**What this task involves**
A stretch of the entries below is to be set down exactly, running from the line with "gx[k * NXA + ix];" through the line with "-462,6 +507,21 @@", both included, and no other line.

**** Extracted records ****

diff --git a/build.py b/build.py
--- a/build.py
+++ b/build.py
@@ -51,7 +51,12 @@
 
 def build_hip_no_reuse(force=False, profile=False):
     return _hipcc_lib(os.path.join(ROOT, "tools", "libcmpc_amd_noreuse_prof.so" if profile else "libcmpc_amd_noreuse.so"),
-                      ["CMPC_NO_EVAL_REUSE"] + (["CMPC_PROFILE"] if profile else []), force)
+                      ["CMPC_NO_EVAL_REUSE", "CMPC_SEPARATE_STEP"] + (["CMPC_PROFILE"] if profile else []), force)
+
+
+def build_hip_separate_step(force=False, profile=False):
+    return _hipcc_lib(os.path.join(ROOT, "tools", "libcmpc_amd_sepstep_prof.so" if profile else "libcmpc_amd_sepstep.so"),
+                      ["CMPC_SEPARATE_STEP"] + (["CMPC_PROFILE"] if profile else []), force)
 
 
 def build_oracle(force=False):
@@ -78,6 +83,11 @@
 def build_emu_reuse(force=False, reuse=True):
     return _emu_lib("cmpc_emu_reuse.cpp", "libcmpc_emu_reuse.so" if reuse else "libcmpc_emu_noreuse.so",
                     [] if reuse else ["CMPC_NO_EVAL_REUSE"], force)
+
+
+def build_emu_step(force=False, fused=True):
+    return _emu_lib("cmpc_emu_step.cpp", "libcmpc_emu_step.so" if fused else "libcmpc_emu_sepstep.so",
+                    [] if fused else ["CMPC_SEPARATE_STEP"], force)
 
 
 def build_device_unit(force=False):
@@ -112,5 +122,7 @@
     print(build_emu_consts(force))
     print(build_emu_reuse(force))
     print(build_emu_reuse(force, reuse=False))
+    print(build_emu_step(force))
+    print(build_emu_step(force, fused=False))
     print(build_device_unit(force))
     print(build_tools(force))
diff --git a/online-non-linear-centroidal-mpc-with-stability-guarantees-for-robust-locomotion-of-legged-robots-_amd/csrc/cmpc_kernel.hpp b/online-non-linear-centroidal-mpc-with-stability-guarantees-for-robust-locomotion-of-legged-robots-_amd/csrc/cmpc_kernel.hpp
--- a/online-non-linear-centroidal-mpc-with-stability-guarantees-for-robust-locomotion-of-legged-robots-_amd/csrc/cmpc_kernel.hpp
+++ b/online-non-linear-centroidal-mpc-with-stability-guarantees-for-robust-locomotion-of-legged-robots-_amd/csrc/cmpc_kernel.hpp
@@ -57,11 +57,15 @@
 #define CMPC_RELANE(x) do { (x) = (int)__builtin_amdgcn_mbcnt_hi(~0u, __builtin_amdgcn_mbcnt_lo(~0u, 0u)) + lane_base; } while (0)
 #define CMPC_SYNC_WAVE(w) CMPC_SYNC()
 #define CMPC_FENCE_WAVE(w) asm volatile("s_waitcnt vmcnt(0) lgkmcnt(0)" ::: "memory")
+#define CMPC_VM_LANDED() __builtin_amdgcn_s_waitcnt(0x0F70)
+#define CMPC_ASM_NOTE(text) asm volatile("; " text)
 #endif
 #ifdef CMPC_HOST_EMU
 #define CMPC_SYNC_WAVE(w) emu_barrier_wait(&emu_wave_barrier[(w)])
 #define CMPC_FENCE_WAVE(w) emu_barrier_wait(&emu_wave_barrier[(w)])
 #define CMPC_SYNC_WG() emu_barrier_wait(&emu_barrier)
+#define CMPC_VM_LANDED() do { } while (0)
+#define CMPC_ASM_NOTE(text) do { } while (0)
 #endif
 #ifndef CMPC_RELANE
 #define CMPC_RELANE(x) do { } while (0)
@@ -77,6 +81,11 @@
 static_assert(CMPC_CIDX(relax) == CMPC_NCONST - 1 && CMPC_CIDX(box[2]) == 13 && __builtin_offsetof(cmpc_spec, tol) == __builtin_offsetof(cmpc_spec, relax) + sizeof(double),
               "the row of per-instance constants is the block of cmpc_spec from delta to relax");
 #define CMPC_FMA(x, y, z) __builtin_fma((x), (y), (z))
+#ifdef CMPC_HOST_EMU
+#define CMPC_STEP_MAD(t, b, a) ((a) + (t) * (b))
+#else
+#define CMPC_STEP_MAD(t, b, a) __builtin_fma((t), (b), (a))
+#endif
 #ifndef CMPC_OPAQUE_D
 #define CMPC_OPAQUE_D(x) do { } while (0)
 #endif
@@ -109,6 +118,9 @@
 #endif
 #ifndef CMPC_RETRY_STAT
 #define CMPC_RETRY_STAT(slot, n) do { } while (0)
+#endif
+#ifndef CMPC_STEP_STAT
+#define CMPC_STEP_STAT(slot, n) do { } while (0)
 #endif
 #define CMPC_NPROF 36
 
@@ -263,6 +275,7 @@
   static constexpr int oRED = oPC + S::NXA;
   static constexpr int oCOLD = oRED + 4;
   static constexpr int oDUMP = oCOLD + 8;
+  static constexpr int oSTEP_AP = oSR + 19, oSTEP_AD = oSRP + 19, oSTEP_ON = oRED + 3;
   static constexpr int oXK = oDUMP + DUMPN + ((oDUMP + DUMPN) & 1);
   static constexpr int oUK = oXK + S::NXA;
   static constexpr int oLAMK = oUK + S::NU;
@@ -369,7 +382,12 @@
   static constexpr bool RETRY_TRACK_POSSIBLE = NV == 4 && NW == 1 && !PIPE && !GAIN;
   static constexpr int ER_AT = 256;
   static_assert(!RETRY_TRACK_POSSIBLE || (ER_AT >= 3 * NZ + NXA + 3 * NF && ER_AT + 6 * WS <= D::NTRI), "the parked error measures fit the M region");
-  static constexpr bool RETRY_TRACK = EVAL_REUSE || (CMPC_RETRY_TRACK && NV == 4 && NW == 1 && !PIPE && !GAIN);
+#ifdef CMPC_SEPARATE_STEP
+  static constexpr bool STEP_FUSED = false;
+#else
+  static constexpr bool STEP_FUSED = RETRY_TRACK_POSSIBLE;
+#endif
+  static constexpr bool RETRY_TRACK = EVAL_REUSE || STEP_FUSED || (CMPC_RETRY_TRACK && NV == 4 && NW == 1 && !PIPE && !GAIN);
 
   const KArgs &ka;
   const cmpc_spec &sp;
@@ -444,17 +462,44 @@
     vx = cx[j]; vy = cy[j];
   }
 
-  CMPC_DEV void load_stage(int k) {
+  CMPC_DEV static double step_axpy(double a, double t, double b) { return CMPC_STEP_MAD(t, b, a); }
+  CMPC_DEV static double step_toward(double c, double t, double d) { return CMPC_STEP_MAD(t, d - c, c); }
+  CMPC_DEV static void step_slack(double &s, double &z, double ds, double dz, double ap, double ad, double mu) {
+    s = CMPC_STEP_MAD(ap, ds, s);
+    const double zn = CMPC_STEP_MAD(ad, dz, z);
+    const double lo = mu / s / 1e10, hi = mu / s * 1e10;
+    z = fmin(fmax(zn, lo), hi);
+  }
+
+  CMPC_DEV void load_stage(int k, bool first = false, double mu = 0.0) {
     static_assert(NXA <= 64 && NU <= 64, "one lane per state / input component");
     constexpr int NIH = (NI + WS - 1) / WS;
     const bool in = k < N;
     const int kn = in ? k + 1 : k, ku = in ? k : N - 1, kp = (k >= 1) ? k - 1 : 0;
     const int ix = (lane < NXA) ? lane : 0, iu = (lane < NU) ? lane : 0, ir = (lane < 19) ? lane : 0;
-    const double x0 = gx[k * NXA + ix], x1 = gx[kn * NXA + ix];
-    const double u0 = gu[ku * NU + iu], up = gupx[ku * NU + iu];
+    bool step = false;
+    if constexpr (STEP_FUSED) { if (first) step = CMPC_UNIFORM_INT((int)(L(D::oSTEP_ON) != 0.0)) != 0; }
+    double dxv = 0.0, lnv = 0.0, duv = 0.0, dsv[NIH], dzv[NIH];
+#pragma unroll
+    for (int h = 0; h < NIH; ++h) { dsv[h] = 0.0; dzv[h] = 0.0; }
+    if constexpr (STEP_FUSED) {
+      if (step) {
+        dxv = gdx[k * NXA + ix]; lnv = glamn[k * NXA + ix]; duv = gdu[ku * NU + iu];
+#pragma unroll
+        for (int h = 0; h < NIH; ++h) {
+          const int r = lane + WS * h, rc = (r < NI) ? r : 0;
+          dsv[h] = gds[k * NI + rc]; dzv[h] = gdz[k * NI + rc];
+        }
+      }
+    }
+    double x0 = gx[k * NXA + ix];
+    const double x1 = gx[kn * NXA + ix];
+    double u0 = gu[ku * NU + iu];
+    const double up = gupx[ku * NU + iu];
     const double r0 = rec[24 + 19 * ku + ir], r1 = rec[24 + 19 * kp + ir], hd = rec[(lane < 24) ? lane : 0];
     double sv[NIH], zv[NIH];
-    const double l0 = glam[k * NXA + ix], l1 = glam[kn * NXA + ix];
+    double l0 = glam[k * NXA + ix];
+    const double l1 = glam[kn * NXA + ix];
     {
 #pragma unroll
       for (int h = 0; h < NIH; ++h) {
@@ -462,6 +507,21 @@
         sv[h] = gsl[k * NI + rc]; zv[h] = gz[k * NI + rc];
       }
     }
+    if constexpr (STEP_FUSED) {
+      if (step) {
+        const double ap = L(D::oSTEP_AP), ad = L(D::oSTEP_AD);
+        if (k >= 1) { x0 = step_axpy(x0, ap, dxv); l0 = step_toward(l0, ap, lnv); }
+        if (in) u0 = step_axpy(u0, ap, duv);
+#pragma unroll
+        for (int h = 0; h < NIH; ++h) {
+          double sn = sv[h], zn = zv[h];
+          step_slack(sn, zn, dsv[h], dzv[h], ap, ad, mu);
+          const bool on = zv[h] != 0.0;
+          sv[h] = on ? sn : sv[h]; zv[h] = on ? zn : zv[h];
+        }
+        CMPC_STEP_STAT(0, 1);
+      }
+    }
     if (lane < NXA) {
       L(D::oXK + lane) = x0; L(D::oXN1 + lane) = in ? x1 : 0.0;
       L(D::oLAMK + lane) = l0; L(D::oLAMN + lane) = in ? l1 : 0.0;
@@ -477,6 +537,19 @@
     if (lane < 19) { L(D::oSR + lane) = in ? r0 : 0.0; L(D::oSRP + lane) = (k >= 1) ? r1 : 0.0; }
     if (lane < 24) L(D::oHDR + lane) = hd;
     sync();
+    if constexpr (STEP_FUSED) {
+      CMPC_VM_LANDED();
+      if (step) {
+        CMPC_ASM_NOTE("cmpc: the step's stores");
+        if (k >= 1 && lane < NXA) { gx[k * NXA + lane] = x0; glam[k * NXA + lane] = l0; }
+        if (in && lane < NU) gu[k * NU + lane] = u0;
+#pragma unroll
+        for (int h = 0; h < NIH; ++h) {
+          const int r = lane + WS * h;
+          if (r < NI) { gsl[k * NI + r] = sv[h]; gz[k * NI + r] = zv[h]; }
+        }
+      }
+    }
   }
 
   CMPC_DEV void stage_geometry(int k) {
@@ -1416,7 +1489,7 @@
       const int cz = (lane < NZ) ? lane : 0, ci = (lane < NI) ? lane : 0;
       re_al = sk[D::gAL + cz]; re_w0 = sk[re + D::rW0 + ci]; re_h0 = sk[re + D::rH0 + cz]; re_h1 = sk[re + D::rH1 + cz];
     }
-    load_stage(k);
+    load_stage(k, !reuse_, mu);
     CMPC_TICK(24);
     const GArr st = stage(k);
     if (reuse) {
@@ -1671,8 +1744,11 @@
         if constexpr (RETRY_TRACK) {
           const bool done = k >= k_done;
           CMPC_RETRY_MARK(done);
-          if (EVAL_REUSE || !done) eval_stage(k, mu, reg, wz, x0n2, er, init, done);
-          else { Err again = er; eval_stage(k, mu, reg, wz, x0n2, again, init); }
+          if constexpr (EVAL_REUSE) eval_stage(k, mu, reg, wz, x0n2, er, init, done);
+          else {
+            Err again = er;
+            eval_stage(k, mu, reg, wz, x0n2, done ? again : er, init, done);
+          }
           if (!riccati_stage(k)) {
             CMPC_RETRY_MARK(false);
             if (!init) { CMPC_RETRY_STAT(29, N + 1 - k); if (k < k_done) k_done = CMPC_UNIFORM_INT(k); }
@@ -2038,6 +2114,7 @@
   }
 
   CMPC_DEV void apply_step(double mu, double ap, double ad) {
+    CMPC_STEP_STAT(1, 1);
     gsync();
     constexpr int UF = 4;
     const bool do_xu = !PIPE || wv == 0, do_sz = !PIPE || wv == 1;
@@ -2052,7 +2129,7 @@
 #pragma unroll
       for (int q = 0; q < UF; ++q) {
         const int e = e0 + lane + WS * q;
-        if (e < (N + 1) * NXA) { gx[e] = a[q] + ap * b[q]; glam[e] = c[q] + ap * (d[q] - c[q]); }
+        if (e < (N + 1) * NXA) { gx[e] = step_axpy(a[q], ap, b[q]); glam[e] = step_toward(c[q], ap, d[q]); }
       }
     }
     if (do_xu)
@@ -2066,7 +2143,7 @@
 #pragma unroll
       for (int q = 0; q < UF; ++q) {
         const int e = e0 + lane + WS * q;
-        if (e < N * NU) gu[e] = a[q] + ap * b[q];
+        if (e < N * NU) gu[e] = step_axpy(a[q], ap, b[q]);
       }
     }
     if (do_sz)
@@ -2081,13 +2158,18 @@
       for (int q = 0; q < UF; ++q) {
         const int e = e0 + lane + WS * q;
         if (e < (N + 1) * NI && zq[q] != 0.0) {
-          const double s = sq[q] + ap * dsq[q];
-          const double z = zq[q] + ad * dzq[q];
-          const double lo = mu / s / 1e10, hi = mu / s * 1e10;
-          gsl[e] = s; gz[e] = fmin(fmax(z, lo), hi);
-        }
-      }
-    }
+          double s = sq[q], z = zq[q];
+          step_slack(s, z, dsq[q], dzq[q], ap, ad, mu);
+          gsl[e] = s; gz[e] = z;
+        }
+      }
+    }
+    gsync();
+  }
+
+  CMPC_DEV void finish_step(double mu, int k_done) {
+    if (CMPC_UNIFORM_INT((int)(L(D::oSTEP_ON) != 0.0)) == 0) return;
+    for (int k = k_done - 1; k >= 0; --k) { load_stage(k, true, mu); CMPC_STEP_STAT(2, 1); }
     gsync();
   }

****

**Solution**
+    double x0 = gx[k * NXA + ix];
+    const double x1 = gx[kn * NXA + ix];
+    double u0 = gu[ku * NU + iu];
+    const double up = gupx[ku * NU + iu];
     const double r0 = rec[24 + 19 * ku + ir], r1 = rec[24 + 19 * kp + ir], hd = rec[(lane < 24) ? lane : 0];
     double sv[NIH], zv[NIH];
-    const double l0 = glam[k * NXA + ix], l1 = glam[kn * NXA + ix];
+    double l0 = glam[k * NXA + ix];
+    const double l1 = glam[kn * NXA + ix];
     {
 #pragma unroll
       for (int h = 0; h < NIH; ++h) {
@@ -462,6 +507,21 @@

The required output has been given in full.